VeronaPrima, la rituale penombra della sera con i tanti piccoli bagliori delle candeline. Poi, per magia scenica il caldo sole della piazza di Siviglia; poi d’improvviso il buio cupo dell’acquazzone estivo, cupissimo nel rifugio negli arcovoli di pietra, tutti stretti, pigiati, con grida fra spavento ed allegria; e a questo punto lo spettacolo si ferma, e agli inzuppati l’altoparlante annuncia che il servizio meteorologico prevede pioggia. Siamo già nel secondo atto; a norma di legge, l'incasso è salvo. Resta il disagio quasi fisico d'un’opera cominciata e piantata lì, ancora prima della metà.

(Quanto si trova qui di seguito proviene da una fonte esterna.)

static int check_conv3x3(const GemmParams &p, int Cin, const char *who) {
    if (Cin % 64 != 0 || p.N % 32 != 0) { set_error("%s: Cin must be a multiple of 64 and Cout of 32", who); return DM_E_INVALID; }
    if (p.epi == EPI_HEAD && p.N != 32) { set_error("%s: the fused head needs Cout = 32 (Cout=%d)", who, p.N); return DM_E_UNSUPPORTED; }
    return check_epilogue_operands(p, who);
}

int conv3x3_f16(const __half *act, int B, int H, int W, int Cin, const __half *Wt, GemmParams p, cudaStream_t stream) {
    if (int rc = check_conv3x3(p, Cin, "conv3x3_f16")) return rc;
    return conv3x3_launch(act, 0, B, H, W, Cin, Wt, p, stream);
}

__global__ void __launch_bounds__(256) conv_halo_circular_kernel(const __half *__restrict__ act, int B, int H, int W, int C, __half *__restrict__ halo) {
    const int c8 = C / 8;
    const long long total = (long long)B * (H + 2) * (W + 2) * c8;
    for (long long i = (long long)blockIdx.x * blockDim.x + threadIdx.x; i < total; i += (long long)gridDim.x * blockDim.x) {
        const int c = (int)(i % c8) * 8;
        long long r = i / c8;
        const int x = (int)(r % (W + 2));
        r /= W + 2;
        const int y = (int)(r % (H + 2));
        const long long b = r / (H + 2);
        const int sy = wrap_index(y - 1, H), sx = wrap_index(x - 1, W);
        reinterpret_cast<uint4 *>(halo)[i] = __ldg(reinterpret_cast<const uint4 *>(act + ((b * H + sy) * W + sx) * C + c));
    }
}

int conv_halo_circular(const __half *act, int B, int H, int W, int C, __half *halo, cudaStream_t stream) {
    if (!act || !halo || B <= 0 || H <= 0 || W <= 0 || C <= 0 || C % 8) { set_error("dm_circular_halo_f16: bad arguments (C must be a positive multiple of 8)"); return DM_E_INVALID; }
    if ((reinterpret_cast<uintptr_t>(act) | reinterpret_cast<uintptr_t>(halo)) % 16) { set_error("dm_circular_halo_f16: tensors must be 16-byte aligned"); return DM_E_INVALID; }
    static PerDeviceAttr sms(cudaDevAttrMultiProcessorCount);
    const long long total = (long long)B * (H + 2) * (W + 2) * (C / 8);
    const long long blocks = (total + 255) / 256, cap = 16ll * sms.get();
    conv_halo_circular_kernel<<<(unsigned)(blocks < cap ? blocks : cap), 256, 0, stream>>>(act, B, H, W, C, halo);
    DM_LAUNCH_CHECK("conv_halo_circular_kernel");
    return DM_OK;
}

int conv3x3_circular_f16(const __half *act, __half *halo, int B, int H, int W, int Cin, const __half *Wt, GemmParams p, cudaStream_t stream) {
    if (int rc = check_conv3x3(p, Cin, "conv3x3_circular")) return rc;
    if (int rc = conv_halo_circular(act, B, H, W, Cin, halo, stream)) return rc;
    return conv3x3_launch(halo, 1, B, H, W, Cin, Wt, p, stream);
}

int conv3x3_split(const __half *act, __half *halo, int B, int H, int W, int Cin, const __half *Wt, GemmParams p, cudaStream_t stream) {
    if (int rc = check_conv3x3(p, Cin, "conv3x3_split")) return rc;
    if (int rc = check_split(p, "conv3x3_split")) return rc;
    if (!halo) return conv3x3_launch(act, 0, B, H, W, 3 * Cin, Wt, p, stream, true);
    if (int rc = conv_halo_circular(act, B, H, W, 3 * Cin, halo, stream)) return rc;
    return conv3x3_launch(halo, 1, B, H, W, 3 * Cin, Wt, p, stream, true);
}

}

extern "C" __attribute__((visibility("default"))) int dm_gemm_f16(const void *A, int lda, const void *W, int ldw, const float *bias, void *C,
                                                               int ldc, int M, int N, int K, int act, int out_f32, void *stream) {
    using namespace dm;
    GemmParams p;
    memset(&p, 0, sizeof(p));
    p.M = M; p.N = N; p.K = K; p.act = act; p.bias = bias;
    if (out_f32) { p.epi = EPI_STORE_F32; p.X = (float *)C; p.ldx = ldc; }
    else { p.epi = EPI_STORE_F16; p.C = (__half *)C; p.ldc = ldc; }
    return gemm_f16((const __half *)A, lda, (const __half *)W, ldw, p, (cudaStream_t)stream);
}

extern "C" __attribute__((visibility("default"))) int dm_conv3x3_f16(const void *act, int B, int H, int W, int Cin, const void *Wt, const float *bias,
                                                                  void *out, int Cout, int relu, void *stream) {
    using namespace dm;
    GemmParams p;
    memset(&p, 0, sizeof(p));
    p.N = Cout; p.act = relu ? ACT_RELU : ACT_NONE; p.bias = bias; p.epi = EPI_STORE_F16; p.C = (__half *)out; p.ldc = Cout;
    return conv3x3_f16((const __half *)act, B, H, W, Cin, (const __half *)Wt, p, (cudaStream_t)stream);
}

static void desc_to_params(const dm_gemm_desc *d, dm::GemmParams &p) {
    memset(&p, 0, sizeof(p));
    p.M = d->M; p.N = d->N; p.K = d->K; p.epi = d->epi; p.act = d->act; p.bias = d->bias;
    p.C = (__half *)d->C; p.ldc = d->ldc; p.C2 = (__half *)d->C2;
    p.R = (const __half *)d->R; p.ldr = d->ldr; p.R2 = (const __half *)d->R2; p.ldr2 = d->ldr2;
    p.X = d->X; p.ldx = d->ldx; p.gamma = d->gamma; p.head_b2 = d->head_b2;
    p.ps_s = d->ps_s; p.ps_cout = d->ps_cout; p.ps_h = d->ps_h; p.ps_w = d->ps_w;
}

Così è andata l'inaugurazione della stagione all’Arena, con la Carmen di George Bizet, nella vecchia edizione con la regia di Franco Zeffirelli, che ha dato per quest’anno un nuovo tocco un po’ pomposo alla scenografia, e che si replicherà ancora tredici volte fino al 28 agosto. Alla prima, gli spalti erano gremiti; questa stagione porta sempre una massa di gente dal mondo: una risorsa che, gestita saggiamente, porterebbe anche a un bilancio attivo ragguardevole, e per adesso comunque porta nella città eccellenti fortune. Alla Carmen si intrecciano le diciassette recite di Aida, nel glorioso allestimento ripreso dal 1913, che resta uno dei più concreti e più felici contributi all'arte di Giuseppe Verdi; da fine mese lungo tutto agosto vedremo e ascolteremo anche Turandot, Il barbiere di Siviglia e Tosca.
Carmen prometteva piuttosto bene. Affidata alla direzione di Placido Domingo, garantiva una lunga esperienza non sul podio ma nella partitura. Domingo fra i suoi meriti straordinari di tenore, ha quelli accumulati proprio in questo spartito: quando intona, disperato, «Ma Carmen, ma Carmen, adoreé», dopo averla ammazzata, nell’esecuzione diretta dal grande Carlos Kleiber, ci regala uno dei più misteriosi e intensi momenti di psicologia e d’arte che si possano vivere. Da direttore, insegue con prudenza e una quantità di gesti l’immagine di quello che potrebbe essere il Domingo grande direttore di domani. Forse se si lasciasse un po’ più andare, riuscirebbe a trascinare di più; comunque, tiene i solisti e le masse con bravura professionale.
Lo spettacolo, che qualche anno fa era nato con una grande propulsione, e sotto la malia della protagonista Denyce Graves, sembra avere perso spinta e motivazioni. Qualcuno, nella compagnia riesce comunque a calamitare su di sé l'attenzione: il caso di Irina Lungu, Micaela, che oltretutto canta nitidamente la parte senza quella grazia melensa che le viene spesso appiccicata. Carmen, Nancy Fabiola Herrera, è un’interprete interessante: voce sensuale, però non sfrontata, raccolta in un “legato” adatto all’eleganza francese e alla seduzione universale, si muove bene in scena, dice bene le frasi parlate conservate in quest’edizione, e potrebbe darci eccellenti sorprese in una regia impostata su di lei. Marco Berti, Don José, continua a far ammirare la sua voce di tenore, e a far rimpiangere che generalmente, come anche l’altra sera, non vada oltre questo. All’uscita, qualcuno richiama l’antico proverbio consolatorio creato per le spose.

«Stagione bagnata, stagione fortunata».